Un enfoque In Vitro de la terapia fotodinámica

Este método puede ayudar a responder preguntas clave sobre la terapia fotodinámica, también conocida como TFD. Las preguntas que se pueden responder mediante el uso de este método incluyen la duración de la incubación de un fotosensibilizador, o el uso de diferentes parámetros en el experimento, como el cambio de temperatura mediante el calentamiento o enfriamiento de las células. Esta técnica puede ayudar a facilitar el desarrollo in vitro de nuevos fotosensibilizadores, protocolos e indicaciones para la TFD.

Comience colocando dos veces 10 a la cuarta celda en dos mililitros de medio de cultivo en cada pocillo de una placa de seis pocillos utilizando la técnica estéril para una incubación de 24 horas a 37 grados Celsius y 5% de dióxido de carbono. Al día siguiente, lavar las células con al menos dos mililitros de PBS y tratar los cultivos con diluciones de cero, cero coma cinco, uno o dos milímetros de 5-ALA recién preparado. Luego coloque la placa en un bloque calefactor de 36-37 grados centígrados durante 30 minutos protegido de la luz.

Durante el procedimiento, recomendamos que durante la fase de incubación los investigadores utilicen un bloque calefactor para lograr una temperatura constante durante todo el período de incubación. Además, recomendamos cubrir las células durante el período de incubación con papel de aluminio para evitar la activación temprana del fotosensibilizador. Al final de la incubación, lavar las células de cada pocillo con dos mililitros de PBS.

Y refresque los cultivos con dos mililitros de medio de cultivo fresco para la irradiación de luz azul. Antes de irradiar las células, caliente el dispositivo de luz azul a una longitud de onda de salida de 417 nanómetros durante un ciclo de 1.000 segundos y utilice un fotómetro para medir la irradiancia en la superficie de la célula, ajustando la distancia de la luz para lograr la irradiancia adecuada de acuerdo con la intensidad de la fuente de luz. A continuación, coloque las células tratadas con 5-ALA sobre una superficie negra bajo la luz azul durante 1.000 segundos para obtener una fluencia total de 10 julios por centímetro cuadrado.

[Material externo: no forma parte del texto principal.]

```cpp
ADAMML_API int adamml_dwconv_fwd(const adamml_conv_desc_t* d, const void* x, const float* w_tapmajor, const float* in_scale,
                      const float* in_shift, void* y, double* stats, hipStream_t stream);
ADAMML_API int adamml_dwconv_bwd_data(const adamml_conv_desc_t* d, const void* dz, const float* w_tapmajor, void* dx,
                           int accumulate, hipStream_t stream);
ADAMML_API int adamml_dwconv_bwd_data_bn_supported(const adamml_conv_desc_t* d);
ADAMML_API int adamml_dwconv_bwd_data_bn(const adamml_conv_desc_t* d, const void* dz, const float* w_tapmajor, void* dx, const void* z_in,
                              const float* bn_vec, int act, double* sums, hipStream_t stream);
ADAMML_API size_t adamml_dwconv_bwd_weight_workspace(const adamml_conv_desc_t* d);
ADAMML_API int adamml_dwconv_bwd_fused_supported(const adamml_conv_desc_t* d);
ADAMML_API size_t adamml_dwconv_bwd_fused_workspace(const adamml_conv_desc_t* d);
ADAMML_API int adamml_dwconv_bwd_fused(const adamml_conv_desc_t* d, const void* g, const void* z, const float* aff, const float* w_tapmajor,
                            const void* x, const float* x_vec, int x_act, void* dx, double* sums, float* dw, void* workspace,
                            size_t workspace_bytes, hipStream_t stream);
ADAMML_API int adamml_conv_stem1_supported(const adamml_conv_desc_t* d);
ADAMML_API int adamml_conv_stem1_fwd(const adamml_conv_desc_t* d, const float* x, size_t image_stride, size_t group_stride, const float* w_tapmajor,
                          void* y, double* stats, hipStream_t stream);
ADAMML_API size_t adamml_conv_stem1_bwd_weight_workspace(const adamml_conv_desc_t* d);
ADAMML_API int adamml_conv_stem1_bwd_weight(const adamml_conv_desc_t* d, const void* dz, const float* x, size_t image_stride, size_t group_stride,
                                 float* dw , void* workspace,
                                 size_t workspace_bytes, hipStream_t stream);
ADAMML_API int adamml_dwconv_bwd_weight(const adamml_conv_desc_t* d, const void* dz, const void* x, const float* in_scale,
                             const float* in_shift, float* dw, void* workspace, size_t workspace_bytes, hipStream_t stream);

ADAMML_API int adamml_stats_collapse(const double* stats, double* out, int C, int groups, hipStream_t stream);
ADAMML_API int adamml_bn_finalize(const double* stats, int nslots, int groups, double count, const float* gamma, const float* beta,
                       float* running_mean, float* running_var, float momentum, float eps, float* bn_vec, int C,
                       hipStream_t stream);
ADAMML_API int adamml_bn_eval_affine(const float* gamma, const float* beta, const float* running_mean, const float* running_var,
                          float eps, float* scale, float* shift, int C, hipStream_t stream);
ADAMML_API int adamml_bn_act_add(const void* z, const float* scale, const float* shift, int z_gstride, int act, const void* idn,
                      const float* id_scale, const float* id_shift, int id_gstride, void* out, size_t P, int C, int groups,
                      hipStream_t stream);
ADAMML_API int adamml_bn_act_add_mask(const void* z, const float* scale, const float* shift, int z_gstride, int act, const void* idn,
// ... 122 lines not shown
```

Before: 3438.

## Add fused quad-phase stride-2 3x3 dgrad kernel with BatchNorm backward epilogue

Adds a dedicated kernel for stride-2 3x3 data-gradient convolution that splits the output into its four parity phases. Each block loads one dz patch into LDS once and reuses it across all phase tap sets, while weight slabs are streamed through a per-wave ring buffer. The kernel fuses the BatchNorm/activation backward epilogue and the stat reduction. It is enabled by default only for Cout==128 layers with enough workgroups, trading extra LDS and code complexity for less redundant dz loading than the generic stride-2 dgrad path.

```diff
diff --git a/adamml_amd/csrc/conv_dgrad_s2.hip b/adamml_amd/csrc/conv_dgrad_s2.hip
--- /dev/null
+++ b/adamml_amd/csrc/conv_dgrad_s2.hip
@@ -0,0 +1,288 @@
+#include "common.h"
+#include "tile.h"
+#include "conv_internal.h"
+#include "../../include/adamml_hip.h"
+#include <stdlib.h>
+
+namespace {
+
+constexpr int QT = 256;
+constexpr int QBC = 64;
+constexpr int QPIX = 64;
+constexpr int QROWS = 88;
+constexpr int QKS_BYTES = QROWS * 64;
+constexpr int QNB = 8;
+constexpr int QRING_BYTES = QNB * 1024 * (QT / 64);
+constexpr int QCROW = QBC * 2 + 16;
+constexpr int QNRE = 8;
+constexpr int QCPR = QBC / 8;
+constexpr int QTAB = 9 * 16 + QNB;
+constexpr int QEPI_BYTES = 4 * QPIX * QCROW;
+
+struct QuadP {
+    const bf16_t* dz;
+    const bf16_t* w;
+    bf16_t* dx;
+    const bf16_t* z;
+    const float* bn_vec;
+    double* stats;
+    int N, Hz, Wz, C, Co, bn_act, nth, ntw, n_tiles, n_ctiles, tpb, nks, tab_off;
+    size_t gz, gx;
+};
+
+struct QuadRound { int nt, view, cls[4], wt[4]; };
+constexpr QuadRound QROUND[4] = {{1, 3, {3, 0, 0, 0}, {8, 0, 0, 0}},
+                                 {2, 2, {3, 2, 0, 0}, {6, 7, 0, 0}},
+                                 {2, 1, {3, 1, 0, 0}, {2, 5, 0, 0}},
+                                 {4, 0, {0, 1, 2, 3}, {4, 3, 1, 0}}};
+constexpr unsigned long long QWT_PACK = 0x8ull | (0x76ull << 16) | (0x52ull << 32) | (0x0134ull << 48);
+constexpr bool quad_pack_matches_rounds() {
+    for (int r = 0; r < 4; ++r)
+        for (int t = 0; t < QROUND[r].nt; ++t)
+            if ((int)((QWT_PACK >> (16 * r + 4 * t)) & 0xfull) != QROUND[r].wt[t]) return false;
+    return true;
+}
+static_assert(quad_pack_matches_rounds(), "QWT_PACK is QROUND's tap list");
+
+__device__ __forceinline__ int quad_lds_off(int row, int chunk) {
+    return row * 64 + ((chunk ^ (((row >> 3) & 1) << 1)) << 4);
+}
+
+template <int TW>
+__global__ __launch_bounds__(QT, 2) void conv_dgrad_s2_quad_kernel(QuadP p) {
+    constexpr int TH = QPIX / TW, PW = TW + 1, PPIX = (TH + 1) * PW, XW = 2 * TW;
+    static_assert(PPIX <= QROWS, "patch image");
+    extern __shared__ __attribute__((aligned(1024))) char smem[];
+    {
+        const int g = blockIdx.y;
+        p.dz += (size_t)g * p.gz;
+        p.dx += (size_t)g * p.gx;
+        p.z += (size_t)g * p.gx;
+        p.bn_vec += (size_t)g * 4 * p.Co;
+        p.stats += (size_t)g * ADAMML_STAT_SLOTS * 2 * p.Co;
+    }
+    const int tid = threadIdx.x, lane = tid & 63, wave = tid >> 6, li = lane & 15, lg = lane >> 4;
+    const int bid = (int)xcd_contiguous(blockIdx.x, gridDim.x);
+    const int ctile = bid % p.n_ctiles, pgrp = bid / p.n_ctiles;
+    const int c0 = ctile * QBC;
+    const int C = p.C, nks = p.nks, oH = 2 * p.Hz, oW = 2 * p.Wz;
+    const int patch_bytes = nks * QKS_BYTES;
+    const unsigned lds0 = (unsigned)(size_t)(__attribute__((address_space(3))) char*)smem;
+    const bf16_t* zeros = reinterpret_cast<const bf16_t*>(g_zero_page);
+
+    int boff[4][4];
+#pragma unroll
+    for (int v = 0; v < 4; ++v)
+#pragma unroll
+        for (int pt = 0; pt < 4; ++pt) {
+            const int q = pt * 16 + li;
+            boff[v][pt] = quad_lds_off((q / TW + (v >> 1)) * PW + (q % TW) + (v & 1), lg);
+        }
+    const char* ring = smem + patch_bytes + wave * (QNB * 1024);
+    const unsigned ring0 = lds0 + patch_bytes + wave * (QNB * 1024);
+    const int aoff = quad_lds_off(li, lg);
+    const bf16_t* wsrc;
+    {
+        const int row = lane >> 2, ch = (lane & 3) ^ (((row >> 3) & 1) << 1);
+        wsrc = p.w + (size_t)(c0 + wave * 16 + row) * (9 * C) + ch * 8;
+    }
+    const int ns = 9 * nks;
+    int* s_tab = reinterpret_cast<int*>(smem + p.tab_off);
+    for (int j = tid; j < ns + QNB; j += QT) {
+        const int jc = j < ns ? j : ns - 1;
+        int r, rem, sh;
+        if (jc < nks) { r = 0; rem = jc; sh = 0; }
+        else if (jc < 3 * nks) { r = 1; rem = jc - nks; sh = 1; }
+        else if (jc < 5 * nks) { r = 2; rem = jc - 3 * nks; sh = 1; }
+        else { r = 3; rem = jc - 5 * nks; sh = 2; }
+        const int ks = rem >> sh, t = rem & ((1 << sh) - 1);
+        s_tab[j] = (int)((QWT_PACK >> (16 * r + 4 * t)) & 0xfull) * C + ks * 32;
+    }
+    __syncthreads();
+    auto issue_slab = [&](int j, int off) {
+        glds16(wsrc + off, __builtin_amdgcn_readfirstlane(ring0 + (unsigned)(j & (QNB - 1)) * 1024u));
+    };
+
+    const int ech = tid & (QCPR - 1), erow0 = tid / QCPR;
+    const int eco = c0 + ech * 8;
+    f32x8 esum, esq, cadd;
+#pragma unroll
+    for (int i = 0; i < 8; ++i) esum[i] = esq[i] = cadd[i] = 0.f;
+
+    for (int it = 0; it < p.tpb; ++it) {
+        const int tile = pgrp * p.tpb + it;
+        if (tile >= p.n_tiles) break;
+        const int n = tile / (p.nth * p.ntw), trem = tile - n * (p.nth * p.ntw);
+        const int h0 = (trem / p.ntw) * TH, w0 = (trem % p.ntw) * TW;
+
+        for (int e0 = wave * 64; e0 < nks * (QROWS * 4); e0 += QT) {
+            const int e = e0 + lane;
+            const int ks = e / (QROWS * 4), rem = e - ks * (QROWS * 4);
+            const int row = rem >> 2, ch = (rem & 3) ^ (((row >> 3) & 1) << 1);
+            const int pr = row / PW, pc = row - pr * PW;
+            const int h = h0 + pr, w = w0 + pc;
+            const bool ok = row < PPIX && h < p.Hz && w < p.Wz;
+            const bf16_t* src = ok ? p.dz + ((size_t)(n * p.Hz + h) * p.Wz + w) * C + ks * 32 + ch * 8 : zeros;
+            glds16(src, __builtin_amdgcn_readfirstlane(lds0 + (unsigned)e0 * 16u));
+        }
+#pragma unroll
+        for (int j = 0; j < QNB; ++j) issue_slab(j, s_tab[j]);
+        const bool full = h0 + TH <= p.Hz && w0 + TW <= p.Wz;
+        bf16x8 zr[QNRE];
+        unsigned zoff[QNRE], okbits = 0;
+#pragma unroll
+        for (int j = 0; j < QNRE; ++j) {
+            const int er = erow0 + j * 32;
+            const int rr = er / XW, cc = er % XW;
+            const bool ok = rr < 2 * (p.Hz - h0) && cc < 2 * (p.Wz - w0);
+            okbits |= ok ? 1u << j : 0u;
+            const int oh = 2 * h0 + (ok ? rr : 0), ow = 2 * w0 + (ok ? cc : 0);
+            zoff[j] = ((unsigned)(n * oH + oh) * (unsigned)oW + (unsigned)ow) * (unsigned)p.Co + (unsigned)eco;
+            zr[j] = *reinterpret_cast<const bf16x8*>(p.z + zoff[j]);
+        }
+        asm volatile("s_waitcnt vmcnt(%0)" ::"n"(QNB + QNRE) : "memory");
+        __syncthreads();
+
+        f32x4 acc[4][4];
+#pragma unroll
+        for (int c = 0; c < 4; ++c)
+#pragma unroll
+            for (int pt = 0; pt < 4; ++pt) acc[c][pt] = f32x4{0.f, 0.f, 0.f, 0.f};
+
+        int j0 = 0;
+        static_for<4>([&](auto rc) {
+            constexpr QuadRound R = QROUND[decltype(rc)::value];
+            for (int ks = 0; ks < nks; ++ks) {
+                if (j0 + R.nt - 1 < QNB) asm volatile("s_waitcnt vmcnt(%0)" ::"n"(QNB - R.nt + QNRE) : "memory");
+                else asm volatile("s_waitcnt vmcnt(%0)" ::"n"(QNB - R.nt) : "memory");
+                bf16x8 fa[R.nt], fb[4];
+                int noff[R.nt];
+#pragma unroll
+                for (int t = 0; t < R.nt; ++t) {
+                    fa[t] = *reinterpret_cast<const bf16x8*>(ring + ((j0 + t) & (QNB - 1)) * 1024 + aoff);
+                    noff[t] = s_tab[j0 + QNB + t];
+                }
+#pragma unroll
+                for (int pt = 0; pt < 4; ++pt)
+                    fb[pt] = *reinterpret_cast<const bf16x8*>(smem + ks * QKS_BYTES + boff[R.view][pt]);
+                asm volatile("s_waitcnt lgkmcnt(0)" ::: "memory");
+#pragma unroll
+                for (int t = 0; t < R.nt; ++t) issue_slab(j0 + QNB + t, noff[t]);
+#pragma unroll
+                for (int t = 0; t < R.nt; ++t)
+#pragma unroll
+                    for (int pt = 0; pt < 4; ++pt)
+                        acc[R.cls[t]][pt] = __builtin_amdgcn_mfma_f32_16x16x32_bf16(fa[t], fb[pt], acc[R.cls[t]][pt], 0, 0, 0);
+                j0 += R.nt;
+            }
+        });
+        asm volatile("s_waitcnt vmcnt(0)" ::: "memory");
+        const f32x8 sc = load_f32x8(p.bn_vec + eco), sh = load_f32x8(p.bn_vec + p.Co + eco);
+        const f32x8 mu = load_f32x8(p.bn_vec + 2 * p.Co + eco), is = load_f32x8(p.bn_vec + 3 * p.Co + eco);
+        __syncthreads();
+
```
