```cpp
struct RowRef {
    int64_t ray;
    int k;
    bool valid;
};
__device__ __forceinline__ RowRef locate_row(const int32_t* ray_list, int64_t row, int64_t rows, int ns) {
    RowRef r{0, 0, row < rows};
    if (r.valid) {
        const int64_t slot = row / ns;
        r.k = (int)(row - slot * ns);
        r.ray = ray_list ? (int64_t)ray_list[slot] : slot;
    }
    return r;
}

__device__ __forceinline__ float lerp_enc(bool frac, float om, float wgt, float va, float vb) {
    return frac ? om * va + wgt * vb : va;
}

struct NoTapArgs {};
constexpr int TAP_PE = 100;
struct StoreTapArgs {
    float* buf[8];
    int32_t ld[8];
    float* pe;
    int32_t ld_pe;
    uint32_t* bits;
    int64_t bits_stride;
};
// ... 23 lines not shown
```

### st-nerf_amd/csrc/pipeline.hip

```cpp
#include <math.h>
#include <stdlib.h>
#include <string.h>

#include "common.h"
#include "mlp_bf16x3.h"

using namespace stnerf;

namespace {

struct Carve {
    char* base;
    int64_t off, cap;
    template <class T>
    T* take(int64_t count) {
        off = (off + 255) & ~int64_t(255);
        T* p = reinterpret_cast<T*>(base + off);
        off += count * (int64_t)sizeof(T);
        return p;
    }
};

struct Plan {
    int64_t t_c, xyz_c, raw_c, w_c, slots, t_f, xyz_f, raw_f, list, count, flags, raybias;
// ... 336 lines not shown
            STNERF_REQUIRE(((uintptr_t)e.raw_coarse & 15) == 0 && (p->only_coarse || ((uintptr_t)e.raw_fine & 15) == 0),
                           "render_rays: layer cache buffers of layer %d must be 16-byte aligned", i);
            STNERF_REQUIRE(e.capacity >= 0, "render_rays: layer cache entry %d with a negative capacity", i);
            (e.mode == STNERF_LAYER_CACHE_REUSE ? lreuse : lcap) |= 1u << i;
        }
    }
    call->lcap = lcap;
    call->lreuse = lreuse;
    call->term = 0;
    if (flagged && !p->only_coarse)
        for (int i = 0; i < l; ++i)
            if (o.terminate[i] && (i == 0 ? cache_mode == STNERF_BKGD_CACHE_OFF : p->shown[i] != 0 && !((lcap | lreuse) >> i & 1))) call->term |= 1u << i;
    if (o.occ) {
        const int orc = check_occupancy_table(o.occ, l, "render_rays");
        if (orc) return orc;
        STNERF_REQUIRE(((uintptr_t)o.counts & 7) == 0, "render_rays: occupancy counts must be 8-byte aligned");
    }
    return STNERF_OK;
}

int launch_sequence(RENDER_PARAMS, const stnerf_render_options& o, const Call& c, const Plan& pl, const Workspace& w, stnerf_stream_t stream) {
    const int l = p->l, n1 = p->n1, n2 = p->n2, S = n1 + n2, rs = p->ray_stride;
    const bool cached = c.cache_mode == STNERF_BKGD_CACHE_REUSE;
    const uint32_t lcap = c.lcap, lreuse = c.lreuse, term = c.term;
    const int64_t row_cap = c.rows.row_cap;
    hipStream_t st = as_stream(stream);
    int rc;

    rc = stnerf_sample_coarse_rot(rays, n, rs, boxes, box_ray_stride, l, n1, jitter, p->seed, p->ray_index_base,
                                  p->ray_index_stripe, p->ray_index_period,
                                  p->has_edits ? p->edits_coarse : nullptr, p->pivot, o.rot, w.t_c, w.xyz_c, mask, stream);
    if (rc) return rc;
    if (o.occ) {
        rc = stnerf_occupancy_cull(w.xyz_c, n, l, n1, o.occ, mask, o.counts, stream);
        if (rc) return rc;
    }
    if (hipMemsetAsync(w.ray_count, 0, sizeof(int32_t) * pl.count, st) != hipSuccess) {
        set_error("render_rays: hipMemsetAsync failed");
        return STNERF_ELAUNCH;
    }
    rc = stnerf_compact_rays(mask, n, l, w.ray_list, w.ray_count, stream);
    if (rc) return rc;

    uint32_t reuse = 0;
    if (p->precision == 3 && !p->only_coarse && p->use_deform_time) {
        const char* sw = getenv("STNERF_MOTION_REUSE");
        if (!(sw && sw[0] == '0'))
            for (int i = 1; i < l; ++i)
                if (p->shown[i] && !w.row_list[i] && !(lreuse >> i & 1) && (!p->has_edits || memcmp(&p->edits_coarse[i], &p->edits_fine[i], sizeof(stnerf_layer_edit)) == 0))
                    reuse |= 1u << i;
    }
    uint32_t* motion_queue = reinterpret_cast<uint32_t*>(w.ray_count + STNERF_MAX_LAYERS + 2);

    auto stage = [&](float* xyz, float* raw, int ns, bool fine, uint32_t moved) -> int {
        const int64_t xs = (int64_t)l * ns * 3, ws_ = (int64_t)l * ns * 4;
        if (p->precision == 0 || p->precision == 3) {
            stnerf_stage_layer sl[STNERF_MAX_LAYERS];
            stnerf_stage_rows sr[STNERF_MAX_LAYERS];
            memset(sr, 0, sizeof(sr));
            int ns_l = 0;
            bool any_list = false;
            for (int pass = 0; pass < 2; ++pass) {
                for (int i = cached ? 1 : 0; i < l; ++i) {
                    if (i > 0 && (!p->shown[i] || (lreuse >> i & 1))) continue;
                    const bool deform = i == 0 ? p->bkgd_use_deform_time != 0 : p->use_deform_time != 0;
                    if ((pass == 0) != deform) continue;
                    const bool timed = (i > 0 ? 1 : p->bkgd_use_space_time) && p->use_space_time;
                    stnerf_stage_layer& e = sl[ns_l++];
                    e.space = i == 0 ? (fine ? nets->bkgd_fine : nets->bkgd) : (fine ? nets->space_fine[i] : nets->space[i]);
                    e.motion = deform && !(moved >> i & 1) ? nets->motion[i] : nullptr;
                    e.ray_list = i == 0 ? nullptr : w.ray_list + (int64_t)i * n;
                    e.ray_count = i == 0 ? nullptr : w.ray_count + i;
                    e.xyz = xyz + (int64_t)i * ns * 3;
                    e.raw = raw + (int64_t)i * ns * 4;
                    e.times = (timed || deform) ? rays + (p->retiming ? 6 + i : 6) : nullptr;
                    e.use_time = timed ? 1 : 0;
                    e.motion_flags = i == 0 ? STNERF_MOTION_PLAIN_TIME : 0;
                    e.rotation = o.rot ? o.rot + i : nullptr;
                    const bool culled = o.samples && o.samples[i];
                    if (i == 0 && c.bg) {
                        const bool stop = fine && (term & 1);
                        const int r1 = stnerf_background_rows(n, e.xyz, xs, ns, o.bkgd_grid, stop ? w.t_f : nullptr, (int64_t)l * ns, stop ? w.t_stop : nullptr,
                                                              e.raw, ws_, w.row_list[0], row_cap, w.row_count, o.bkgd_counts, stream);
                        if (r1) return r1;
                    } else if (fine && (term >> i & 1)) {
                        const int r1 = stnerf_visibility_rows(e.ray_list, e.ray_count, n, i, e.xyz, xs, w.t_f + (int64_t)i * ns, (int64_t)l * ns, w.t_stop, ns,
                                                              culled ? o.occ + i : nullptr, e.raw, ws_, w.row_list[i], row_cap, w.row_count + i,
                                                              o.visibility_counts, stream);
                        if (r1) return r1;
                    } else if (culled) {
                        const int r1 = stnerf_occupancy_rows(e.ray_list, e.ray_count, n, i, e.xyz, xs, ns, o.occ + i, e.raw, ws_, w.row_list[i], row_cap,
                                                             w.row_count + i, o.sample_counts, stream);
                        if (r1) return r1;
                    } else {
                        continue;
                    }
                    sr[ns_l - 1].row_list = w.row_list[i];
                    sr[ns_l - 1].row_count = w.row_count + i;
                    any_list = true;
                }
            }
            if (ns_l == 0) return STNERF_OK;
            set_launch_tag(fine ? 1 : 0);
            const int r2 = stnerf_mlp_stage_rows(sl, any_list ? sr : nullptr, ns_l, n, ns, rays + 3, rs, rs, xs, ws_,
                                                 (p->deep_rgb ? STNERF_STAGE_DEEP_RGB : 0) | STNERF_STAGE_SIGMOID_RGB | (p->precision == 3 ? STNERF_STAGE_BF16X3 : 0),
                                                 reinterpret_cast<uint32_t*>(w.ray_count + STNERF_MAX_LAYERS + (fine ? 1 : 0)), w.ray_bias, stream);
            set_launch_tag(-1);
            return r2;
        }
        for (int i = cached ? 1 : 0; i < l; ++i) {
            if (i == 0 ? !p->bkgd_use_deform_time : !p->use_deform_time) continue;
            if (i > 0 && (!p->shown[i] || (lreuse >> i & 1))) continue;
            set_launch_tag(i);
            const float* times = rays + (p->retiming ? 6 + i : 6);
            const int32_t* lst = i == 0 ? nullptr : w.ray_list + (int64_t)i * n;
            const int32_t* cnt = i == 0 ? nullptr : w.ray_count + i;
            const int flags = STNERF_MOTION_ADD_TO_XYZ | (i == 0 ? STNERF_MOTION_PLAIN_TIME : 0);
            const int r2 = stnerf_motionnet_fwd(nets->motion[i], n, ns, lst, cnt, xyz + (int64_t)i * ns * 3, xs, times,
                                                      rs, nullptr, 0, flags, stream);
            if (r2) return r2;
        }
        for (int i = cached ? 1 : 0; i < l; ++i) {
            if (i > 0 && (!p->shown[i] || (lreuse >> i & 1))) continue;
            set_launch_tag(i);
            const void* net = i == 0 ? (fine ? nets->bkgd_fine : nets->bkgd) : (fine ? nets->space_fine[i] : nets->space[i]);
            const bool timed = (i > 0 ? 1 : p->bkgd_use_space_time) && p->use_space_time;
            const int kind = timed ? (p->deep_rgb ? STNERF_NET_SPACE_TIME_DEEP : STNERF_NET_SPACE_TIME)
                                   : (p->deep_rgb ? STNERF_NET_SPACE_DEEP : STNERF_NET_SPACE);
            const float* times = timed ? rays + (p->retiming ? 6 + i : 6) : nullptr;
            const int32_t* lst = i == 0 ? nullptr : w.ray_list + (int64_t)i * n;
            const int32_t* cnt = i == 0 ? nullptr : w.ray_count + i;
            const int r2 = stnerf_spacenet_fwd_rot(kind, net, n, ns, lst, cnt, xyz + (int64_t)i * ns * 3, xs, rays + 3, rs, times, rs,
                                                   raw + (int64_t)i * ns * 4, ws_, w.ray_bias + (int64_t)i * n * 128, o.rot ? o.rot + i : nullptr,
                                                   stream);
            if (r2) return r2;
        }
        set_launch_tag(-1);
        return STNERF_OK;
    };
    for (int i = 1; i < l; ++i) {
        if (!(reuse >> i & 1)) continue;
        rc = motion_rows(nets, p, rays, n, i, n1, n1, w.xyz_c, w.ray_list, w.ray_count, nullptr, 0, motion_queue + 2 * i, st);
        if (rc) return rc;
    }
    auto stage_and_cache = [&](float* xyz, float* raw, int ns, bool fine, float* kept) -> int {
        const int r2 = stage(xyz, raw, ns, fine, reuse);
        if (r2) return r2;
        if (c.cache_mode != STNERF_BKGD_CACHE_OFF) {
            set_launch_tag(0);
            const int r3 = stnerf_copy_layer_raw(raw, n, l, 0, ns, kept, c.cache_mode == STNERF_BKGD_CACHE_CAPTURE, stream);
            set_launch_tag(-1);
            if (r3) return r3;
        }
        for (int i = 1; i < l; ++i) {
            if (!((lcap | lreuse) >> i & 1)) continue;
            const stnerf_layer_cache& e = o.layers[i];
            const bool capture = lcap >> i & 1;
            const int32_t* lst = capture && fine ? e.rays : w.ray_list + (int64_t)i * n;
            const int32_t* cnt = capture && fine ? e.count : w.ray_count + i;
// ... 168 lines not shown
```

Durante la fotoactivación, recomendamos colocar las células sobre una superficie negra para evitar el reflejo de la luz y la dosificación inconsistente. Al final del tratamiento de fototerapia, lavar las células de cada pocillo con dos mililitros de PBS y separar las células con un mililitro de tripsina-EDTA al 0,25% por pocillo. Después de tres a cinco minutos, confirme el desprendimiento y desactive la tripsina con 10%FBS y PBS.

Transfiera las células de cada pocillo a tubos de flujo individuales de cinco mililitros y recoja las células por centrifugación. Añada 200 microlitros de tampón de flujo con anticuerpo de anexina-V conjugado a cada muestra. Vuelva a suspender las células y coloque los tubos en la incubadora durante 20 minutos para permitir la unión de la anexina-V.

Al final de la incubación, agregue tres microlitros de 7-AAD a cada muestra y vuelva a incubar a temperatura ambiente durante cinco minutos, seguido de un análisis de la muestra realizado de acuerdo con los protocolos estándar de análisis de citometría de flujo. Después de cinco tratamientos de ALA y fototerapia con luz azul, se observa un aumento dependiente de la dosis en la apoptosis celular. Para calcular el porcentaje de células que experimentan apoptosis, se suma el porcentaje de células en los cuadrantes de anexina V alta, 7-AAD baja y anexina V alta, 7-AAD alta.

Las inconsistencias en la duración del período de incubación de cinco ALA, la temperatura de incubación o la dosis de irradiación de fotoactivación pueden alterar la eficacia de la fototerapia, lo que resulta en un aumento de la apoptosis dependiente de la temperatura, por ejemplo. Después de este procedimiento, se pueden realizar otras técnicas, como la RTQPCR y el Western blot, para determinar cómo la PDT altera la expresión génica y la actividad de las proteínas. Este método permite a los investigadores interesados en la terapia fotodinámica descubrir in vitro los efectos sobre las células cancerosas de la piel y otras enfermedades de la piel.